::: Information given :::

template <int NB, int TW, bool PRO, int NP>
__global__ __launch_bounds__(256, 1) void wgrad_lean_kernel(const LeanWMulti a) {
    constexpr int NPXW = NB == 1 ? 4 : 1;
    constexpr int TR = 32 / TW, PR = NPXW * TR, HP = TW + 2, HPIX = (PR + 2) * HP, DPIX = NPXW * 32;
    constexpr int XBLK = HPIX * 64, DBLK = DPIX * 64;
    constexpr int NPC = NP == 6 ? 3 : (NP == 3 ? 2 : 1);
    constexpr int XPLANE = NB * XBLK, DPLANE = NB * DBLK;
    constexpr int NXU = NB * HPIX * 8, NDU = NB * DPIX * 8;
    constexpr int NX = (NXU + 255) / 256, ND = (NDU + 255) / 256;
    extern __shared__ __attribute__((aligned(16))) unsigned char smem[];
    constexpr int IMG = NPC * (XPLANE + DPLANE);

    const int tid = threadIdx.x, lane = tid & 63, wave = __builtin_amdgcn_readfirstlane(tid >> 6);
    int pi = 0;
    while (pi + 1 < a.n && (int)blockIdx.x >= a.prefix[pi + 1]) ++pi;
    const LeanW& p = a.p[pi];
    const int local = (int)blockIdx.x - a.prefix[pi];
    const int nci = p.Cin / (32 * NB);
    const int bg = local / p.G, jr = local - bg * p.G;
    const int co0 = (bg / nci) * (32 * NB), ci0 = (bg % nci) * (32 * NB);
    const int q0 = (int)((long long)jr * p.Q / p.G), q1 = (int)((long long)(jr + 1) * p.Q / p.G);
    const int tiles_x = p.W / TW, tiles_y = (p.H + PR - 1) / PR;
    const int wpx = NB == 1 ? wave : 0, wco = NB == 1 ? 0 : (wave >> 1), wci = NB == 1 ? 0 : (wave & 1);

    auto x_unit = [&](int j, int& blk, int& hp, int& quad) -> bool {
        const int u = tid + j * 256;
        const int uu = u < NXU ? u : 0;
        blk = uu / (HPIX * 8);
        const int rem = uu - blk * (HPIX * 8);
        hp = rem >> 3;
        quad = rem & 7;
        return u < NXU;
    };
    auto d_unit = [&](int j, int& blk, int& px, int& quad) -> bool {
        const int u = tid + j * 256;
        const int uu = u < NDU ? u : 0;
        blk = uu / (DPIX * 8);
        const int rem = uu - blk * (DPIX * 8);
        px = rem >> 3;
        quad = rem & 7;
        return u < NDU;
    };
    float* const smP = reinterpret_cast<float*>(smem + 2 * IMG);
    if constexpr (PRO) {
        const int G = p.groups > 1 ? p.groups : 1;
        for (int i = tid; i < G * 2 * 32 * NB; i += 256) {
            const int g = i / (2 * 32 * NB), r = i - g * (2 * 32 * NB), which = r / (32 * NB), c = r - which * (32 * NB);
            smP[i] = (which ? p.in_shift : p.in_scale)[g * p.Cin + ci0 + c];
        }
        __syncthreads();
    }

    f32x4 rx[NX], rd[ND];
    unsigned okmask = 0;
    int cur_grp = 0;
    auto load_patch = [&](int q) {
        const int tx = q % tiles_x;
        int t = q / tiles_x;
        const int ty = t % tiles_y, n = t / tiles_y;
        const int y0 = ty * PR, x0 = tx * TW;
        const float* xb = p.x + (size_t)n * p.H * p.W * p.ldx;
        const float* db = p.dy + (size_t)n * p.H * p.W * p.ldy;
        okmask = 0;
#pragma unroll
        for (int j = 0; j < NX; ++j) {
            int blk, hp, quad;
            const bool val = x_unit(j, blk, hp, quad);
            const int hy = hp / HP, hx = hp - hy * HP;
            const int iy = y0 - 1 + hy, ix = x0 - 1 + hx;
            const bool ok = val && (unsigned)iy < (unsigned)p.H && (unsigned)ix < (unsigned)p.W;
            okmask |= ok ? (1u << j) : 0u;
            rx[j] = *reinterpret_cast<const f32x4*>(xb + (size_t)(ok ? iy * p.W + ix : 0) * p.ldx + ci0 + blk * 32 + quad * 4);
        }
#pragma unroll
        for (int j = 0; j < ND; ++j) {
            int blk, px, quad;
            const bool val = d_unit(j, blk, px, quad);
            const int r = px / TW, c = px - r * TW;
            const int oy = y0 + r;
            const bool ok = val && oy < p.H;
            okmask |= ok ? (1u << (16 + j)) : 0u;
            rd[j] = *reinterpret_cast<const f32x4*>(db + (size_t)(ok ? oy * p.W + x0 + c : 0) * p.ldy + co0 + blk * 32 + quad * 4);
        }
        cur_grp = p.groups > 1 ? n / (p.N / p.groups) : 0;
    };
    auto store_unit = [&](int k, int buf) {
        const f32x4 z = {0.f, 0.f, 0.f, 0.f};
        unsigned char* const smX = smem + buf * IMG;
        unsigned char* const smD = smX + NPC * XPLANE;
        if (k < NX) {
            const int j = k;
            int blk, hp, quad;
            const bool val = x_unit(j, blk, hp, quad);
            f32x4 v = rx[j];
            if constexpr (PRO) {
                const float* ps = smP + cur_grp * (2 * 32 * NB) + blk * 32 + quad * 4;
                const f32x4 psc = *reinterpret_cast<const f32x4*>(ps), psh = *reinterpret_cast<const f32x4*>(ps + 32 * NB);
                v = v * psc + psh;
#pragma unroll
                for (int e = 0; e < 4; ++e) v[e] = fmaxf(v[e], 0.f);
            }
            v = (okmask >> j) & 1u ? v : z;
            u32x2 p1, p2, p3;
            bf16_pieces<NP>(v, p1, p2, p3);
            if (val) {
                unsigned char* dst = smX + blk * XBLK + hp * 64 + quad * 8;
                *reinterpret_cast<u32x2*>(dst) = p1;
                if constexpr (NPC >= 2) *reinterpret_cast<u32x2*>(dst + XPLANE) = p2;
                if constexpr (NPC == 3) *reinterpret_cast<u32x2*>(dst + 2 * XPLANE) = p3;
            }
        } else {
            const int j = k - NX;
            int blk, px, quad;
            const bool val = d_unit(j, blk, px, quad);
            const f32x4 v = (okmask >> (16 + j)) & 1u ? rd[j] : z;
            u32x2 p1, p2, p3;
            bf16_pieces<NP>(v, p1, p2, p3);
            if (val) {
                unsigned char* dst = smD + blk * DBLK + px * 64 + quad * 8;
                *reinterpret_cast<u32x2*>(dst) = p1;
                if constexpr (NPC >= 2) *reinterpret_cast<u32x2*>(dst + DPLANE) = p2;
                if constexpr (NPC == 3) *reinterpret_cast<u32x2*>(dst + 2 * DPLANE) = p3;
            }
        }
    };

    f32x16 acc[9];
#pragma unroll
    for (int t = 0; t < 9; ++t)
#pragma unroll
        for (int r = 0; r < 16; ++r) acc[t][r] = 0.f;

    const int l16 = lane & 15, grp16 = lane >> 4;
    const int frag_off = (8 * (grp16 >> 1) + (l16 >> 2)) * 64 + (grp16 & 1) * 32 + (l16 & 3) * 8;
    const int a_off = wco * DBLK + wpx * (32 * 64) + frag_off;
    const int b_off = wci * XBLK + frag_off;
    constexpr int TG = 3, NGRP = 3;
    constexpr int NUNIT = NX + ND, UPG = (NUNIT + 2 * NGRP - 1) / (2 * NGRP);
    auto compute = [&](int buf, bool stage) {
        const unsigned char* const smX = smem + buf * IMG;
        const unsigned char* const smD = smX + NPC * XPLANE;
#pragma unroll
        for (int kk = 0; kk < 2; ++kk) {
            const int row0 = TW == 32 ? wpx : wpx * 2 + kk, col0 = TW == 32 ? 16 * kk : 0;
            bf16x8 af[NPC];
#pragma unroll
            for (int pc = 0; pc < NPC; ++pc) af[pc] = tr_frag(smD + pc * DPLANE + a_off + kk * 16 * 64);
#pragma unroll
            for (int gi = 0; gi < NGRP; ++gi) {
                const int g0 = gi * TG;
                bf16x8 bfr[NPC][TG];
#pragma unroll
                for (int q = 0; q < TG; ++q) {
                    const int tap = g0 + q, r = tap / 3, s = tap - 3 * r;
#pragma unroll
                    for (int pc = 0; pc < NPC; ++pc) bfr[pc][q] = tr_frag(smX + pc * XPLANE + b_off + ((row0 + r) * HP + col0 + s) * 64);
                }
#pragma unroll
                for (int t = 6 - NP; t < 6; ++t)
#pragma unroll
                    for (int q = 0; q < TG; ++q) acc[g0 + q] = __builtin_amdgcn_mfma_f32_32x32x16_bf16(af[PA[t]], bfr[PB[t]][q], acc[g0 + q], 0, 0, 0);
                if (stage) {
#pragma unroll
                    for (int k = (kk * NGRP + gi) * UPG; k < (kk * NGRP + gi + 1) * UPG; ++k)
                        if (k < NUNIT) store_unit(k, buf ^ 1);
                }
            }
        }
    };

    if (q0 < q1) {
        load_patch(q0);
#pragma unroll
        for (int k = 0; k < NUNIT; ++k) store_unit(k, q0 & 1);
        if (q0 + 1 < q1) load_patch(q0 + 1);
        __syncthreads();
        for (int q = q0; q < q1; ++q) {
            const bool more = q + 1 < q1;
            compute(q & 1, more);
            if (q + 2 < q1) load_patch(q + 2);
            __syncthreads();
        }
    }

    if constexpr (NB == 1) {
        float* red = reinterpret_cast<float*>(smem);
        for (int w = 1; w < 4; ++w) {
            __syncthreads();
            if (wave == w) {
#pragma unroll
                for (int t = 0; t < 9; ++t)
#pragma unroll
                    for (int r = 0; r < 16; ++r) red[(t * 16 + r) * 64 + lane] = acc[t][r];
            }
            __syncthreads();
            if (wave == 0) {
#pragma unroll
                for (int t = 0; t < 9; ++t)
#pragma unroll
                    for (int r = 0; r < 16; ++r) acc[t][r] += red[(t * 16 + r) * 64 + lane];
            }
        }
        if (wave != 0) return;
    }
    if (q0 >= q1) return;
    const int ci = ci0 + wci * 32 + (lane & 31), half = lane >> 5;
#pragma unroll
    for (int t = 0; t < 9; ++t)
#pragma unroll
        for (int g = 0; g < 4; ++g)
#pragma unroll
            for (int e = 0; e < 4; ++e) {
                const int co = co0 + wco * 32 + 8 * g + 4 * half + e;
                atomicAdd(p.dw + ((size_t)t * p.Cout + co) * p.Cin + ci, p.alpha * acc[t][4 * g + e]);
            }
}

:::

Task to complete. Quote the records above from their first line through the line containing "constexpr int NX = (NXU", both ends included.

Response box.
template <int NB, int TW, bool PRO, int NP>
__global__ __launch_bounds__(256, 1) void wgrad_lean_kernel(const LeanWMulti a) {
    constexpr int NPXW = NB == 1 ? 4 : 1;
    constexpr int TR = 32 / TW, PR = NPXW * TR, HP = TW + 2, HPIX = (PR + 2) * HP, DPIX = NPXW * 32;
    constexpr int XBLK = HPIX * 64, DBLK = DPIX * 64;
    constexpr int NPC = NP == 6 ? 3 : (NP == 3 ? 2 : 1);
    constexpr int XPLANE = NB * XBLK, DPLANE = NB * DBLK;
    constexpr int NXU = NB * HPIX * 8, NDU = NB * DPIX * 8;
    constexpr int NX = (NXU + 255) / 256, ND = (NDU + 255) / 256;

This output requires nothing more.